Isn't Nothing just the concept of undefined? What's stopping me from just comparing to undefined
Also, no, nothing is not the concept of undefined.
I'm not against the idea, I just think this is maybe better as a Type in Typescript then a class. No need to complicate which can be just:
Maybe = T | undefined
Or maybe I haven't understood this completely, will have a look at some more articles.
Yeah I don't think I'm able to explain the idea to you well enough; I hope you find the right resources online! Just to set the right context; no; you will not have to add any checks if you're using ADTs and mapping over them. The reason to use them is to remove all these unnecessary checks.
I think is more about returning a meaningful "empty" value, one that doesn't stop execution in unexpected ways. That's half the story, like many patterns in functional programming, this one encourages extension through function composition. Maybe a more practical example could help you see it, I wrote this one last year.

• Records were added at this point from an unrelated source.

int launch_fir_cf32_ols4096(const void *in, size_t in_elems, void *out, size_t n_out, const void *Hspec, size_t K,
                            const void *tw4096, void *sched, hipStream_t st, const void *gate_word, unsigned gate_value, int *gated,
                            unsigned slots, size_t lead_valid)
{
    if (gated) *gated = 0;
    if (n_out == 0) return PCX_OK;
    if (K < 1 || K > 2049) { set_error("fir ols: K=%zu outside 1..2049", K); return PCX_ERR_UNSUPPORTED; }
    const int variant = (int)PCX_ENV_INT("PCX_OLS_VARIANT", -1);
    const int align = (int)PCX_ENV_INT("PCX_OLS_ALIGN", 1);
#ifdef PCX_DIAG
    if (variant == 10 || variant == 11 || variant == 12 || variant == 13 || variant == 15 || variant == 16) {
        static bool warned = false;
        if (!warned) fprintf(stderr, "pcx(diag): PCX_OLS_VARIANT=%d selects a TIMING-ONLY build of the overlap-save FIR: its outputs are wrong\n", variant);
        warned = true;
    }
#endif
    const OlsGeometry g = ols_geometry(K, align ? 16 : 1, 4096, n_out, in_elems, lead_valid);
    const size_t Kov = g.Kov, pad = g.pad, nblocks = g.nblocks, first_full = g.first_full, nfull = g.nfull;
    const float2 *pi = (const float2 *)in, *ph = (const float2 *)Hspec, *pt = (const float2 *)tw4096;
    float2 *po = (float2 *)out;
    const bool host_grid = slots > 0 && slots < 128;
    if (!host_grid && (slots < 128 || slots > 1024 || slots % 128)) slots = 1024;
    const long env_static = PCX_ENV_INT("PCX_OLS_SLOTS", 0);
    const unsigned static_slots = env_static > 0 ? (unsigned)env_static : slots;
    const unsigned g4 = persistent_grid(nblocks, static_slots), g3 = persistent_grid(nblocks, 768);
    const unsigned gx = 8 * persistent_grid((nblocks + 7) / 8, 128);
    const bool dealt = !host_grid && sched && nblocks > 2 * (size_t)slots && !PCX_ENV_SET("PCX_SCHED_STATIC");
    if (gate_word && !dealt) return PCX_OK;
    const Gate gate{dealt ? (const unsigned *)gate_word : nullptr, gate_value, 1u};
    if (gated && gate.word) *gated = 1;
#define PCX_OLS_LAUNCH(KERN, GRID) hipLaunchKernelGGL(KERN, dim3(GRID), dim3(256), 0, st, pi, in_elems, po, n_out, ph, (int)Kov, (int)pad, pt, first_full, nfull, nblocks, (SchedState *)sched, gate)
#ifdef PCX_DIAG
    switch (variant) {
    case 0: PCX_OLS_LAUNCH((fir_cf32_ols4096_kernel<true>), g3); goto launched;
    case 1: PCX_OLS_LAUNCH((fir_cf32_ols4096_kernel<false>), g4); goto launched;
    case 2: PCX_OLS_LAUNCH((fir_cf32_ols4096_kernel<false, 2, 0>), g4); goto launched;
    case 3: PCX_OLS_LAUNCH((fir_cf32_ols4096_kernel<false, 2, 2>), g4); goto launched;
    case 4: PCX_OLS_LAUNCH((fir_cf32_ols4096_kernel<false, 0, 0, 1>), g4); goto launched;
    case 5: PCX_OLS_LAUNCH((fir_cf32_ols4096_kernel<true, 0, 0, 0, 0, true>), g4); goto launched;
    case 6: PCX_OLS_LAUNCH((fir_cf32_ols4096_kernel<false, 0, 2>), g4); goto launched;
    case 7: PCX_OLS_LAUNCH((fir_cf32_ols4096_kernel<false, 4, 0>), g4); goto launched;
    case 9: PCX_OLS_LAUNCH((fir_cf32_ols4096_kernel<true, 4, 2>), g3); goto launched;
    case 14: PCX_OLS_LAUNCH((fir_cf32_ols4096_kernel<false, 4, 2, 2>), gx); goto launched;
    case 20: PCX_OLS_LAUNCH((fir_cf32_ols4096_kernel<false, 4, 2>), rounds_grid(nblocks, 1024, 3)); goto launched;
    case 21: PCX_OLS_LAUNCH((fir_cf32_ols4096_kernel<false, 4, 2, 0, 0, true>), rounds_grid(nblocks, 1024, 3)); goto launched;
    case 15: PCX_OLS_LAUNCH((fir_cf32_ols4096_kernel<false, 4, 2, 0, 3>), g4); goto launched;
    case 16: PCX_OLS_LAUNCH((fir_cf32_ols4096_kernel<false, 4, 2, 0, 4>), g4); goto launched;
    case 12: PCX_OLS_LAUNCH((fir_cf32_ols4096_kernel<false, 4, 2, 0, 1>), g4); goto launched;
    case 13: PCX_OLS_LAUNCH((fir_cf32_ols4096_kernel<false, 4, 2, 0, 2>), g4); goto launched;
    case 30: PCX_OLS_LAUNCH((fir_cf32_ols4096_kernel<false, 4, 0, 3, 0, false, false, 1>), g4); goto launched;
    case 31: PCX_OLS_LAUNCH((fir_cf32_ols4096_kernel<false, 4, 3, 3, 0, false, false, 1>), g4); goto launched;
    case 32: PCX_OLS_LAUNCH((fir_cf32_ols4096_kernel<false, 4, 18, 3, 0, false, false, 1>), g4); goto launched;
    case 33: PCX_OLS_LAUNCH((fir_cf32_ols4096_kernel<false, 4, 19, 3, 0, false, false, 1>), g4); goto launched;
    case 34: PCX_OLS_LAUNCH((fir_cf32_ols4096_kernel<false, 4, 16, 3, 0, false, false, 1>), g4); goto launched;
    case 35: PCX_OLS_LAUNCH((fir_cf32_ols4096_kernel<false, 4, 17, 3, 0, false, false, 1>), g4); goto launched;
    case 10: PCX_OLS_LAUNCH((fir_cf32_ols4096_kernel<false, 0, 0, 0, 1>), g4); goto launched;
    case 11: PCX_OLS_LAUNCH((fir_cf32_ols4096_kernel<false, 0, 0, 0, 2>), g4); goto launched;
    default: break;
    }
#else
    (void)variant; (void)g3; (void)gx;
#endif
    if (dealt && gate.word) {
        const long env_gd = PCX_ENV_INT("PCX_GATED_SLOTS", 0);
        const unsigned gd = env_gd > 0 ? (unsigned)env_gd : slots;
        if (Kov <= 256) PCX_OLS_LAUNCH((fir_cf32_ols4096_kernel<false, 4, 2, 3, 0, false, true, 1>), gd);
        else if (Kov <= 512) PCX_OLS_LAUNCH((fir_cf32_ols4096_kernel<false, 5, 2, 3, 0, false, true, 1>), gd);
        else if (Kov <= 1024) PCX_OLS_LAUNCH((fir_cf32_ols4096_kernel<false, 6, 2, 3, 0, false, true, 1>), gd);
        else PCX_OLS_LAUNCH((fir_cf32_ols4096_kernel<false, 0, 2, 3, 0, false, true, 1>), gd);
    } else if (dealt) {
        const long env_gd = PCX_ENV_INT("PCX_DEALT_SLOTS", 0);
        const unsigned gd = env_gd > 0 ? (unsigned)env_gd : slots;
#ifdef PCX_DIAG
        if (PCX_ENV_INT("PCX_OLS_XCH", 1) == 0) {
            if (Kov <= 256) PCX_OLS_LAUNCH((fir_cf32_ols4096_kernel<false, 4, 2, 3>), gd);
            else PCX_OLS_LAUNCH((fir_cf32_ols4096_kernel<false, 0, 2, 3>), gd);
        } else
#endif
        if (Kov <= 256) PCX_OLS_LAUNCH((fir_cf32_ols4096_kernel<false, 4, 2, 3, 0, false, false, 1>), gd);
        else if (Kov <= 512) PCX_OLS_LAUNCH((fir_cf32_ols4096_kernel<false, 5, 2, 3, 0, false, false, 1>), gd);
        else if (Kov <= 1024) PCX_OLS_LAUNCH((fir_cf32_ols4096_kernel<false, 6, 2, 3, 0, false, false, 1>), gd);
        else PCX_OLS_LAUNCH((fir_cf32_ols4096_kernel<false, 0, 2, 3, 0, false, false, 1>), gd);
    }
    else if (Kov <= 256) PCX_OLS_LAUNCH((fir_cf32_ols4096_kernel<false, 4, 2, 0, 0, false, false, 1>), g4);
    else if (Kov <= 512) PCX_OLS_LAUNCH((fir_cf32_ols4096_kernel<false, 5, 2, 0, 0, false, false, 1>), g4);
    else if (Kov <= 1024) PCX_OLS_LAUNCH((fir_cf32_ols4096_kernel<false, 6, 2, 0, 0, false, false, 1>), g4);
    else PCX_OLS_LAUNCH((fir_cf32_ols4096_kernel<false, 0, 2, 0, 0, false, false, 1>), g4);
#ifdef PCX_DIAG
launched:
#endif
#undef PCX_OLS_LAUNCH
    PCX_LAUNCH_CHECK();
    return PCX_OK;
}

It's a valid question as this post doesn't put Maybe into context. It's very un-clean to litter your code with null checks etc; moreover, it's not very mathematical to have functions that are that unpredictable. Another reason is inversion of control. The ecosystem around Maybe/Either etc in functional JS is enables the caller of a function to do error management independently, outside of that function, i.e. no more try-catches, no more checking types of returned values, just pattern matching on the returned type if it's an Either.
I've been using Ramda long before I started using Eithers and Maybes and ever since I switched to using ADTs my Ramda composition pipelines have become more succinct, more "clean" and more predictable.
Maybe I don't make any sense, But if you read the replies to Drew's comments and go through Brian Lonsdorf's linked tutorial; it will help you discover a new paradigm of making predictable apps with JS that are easier to reason about.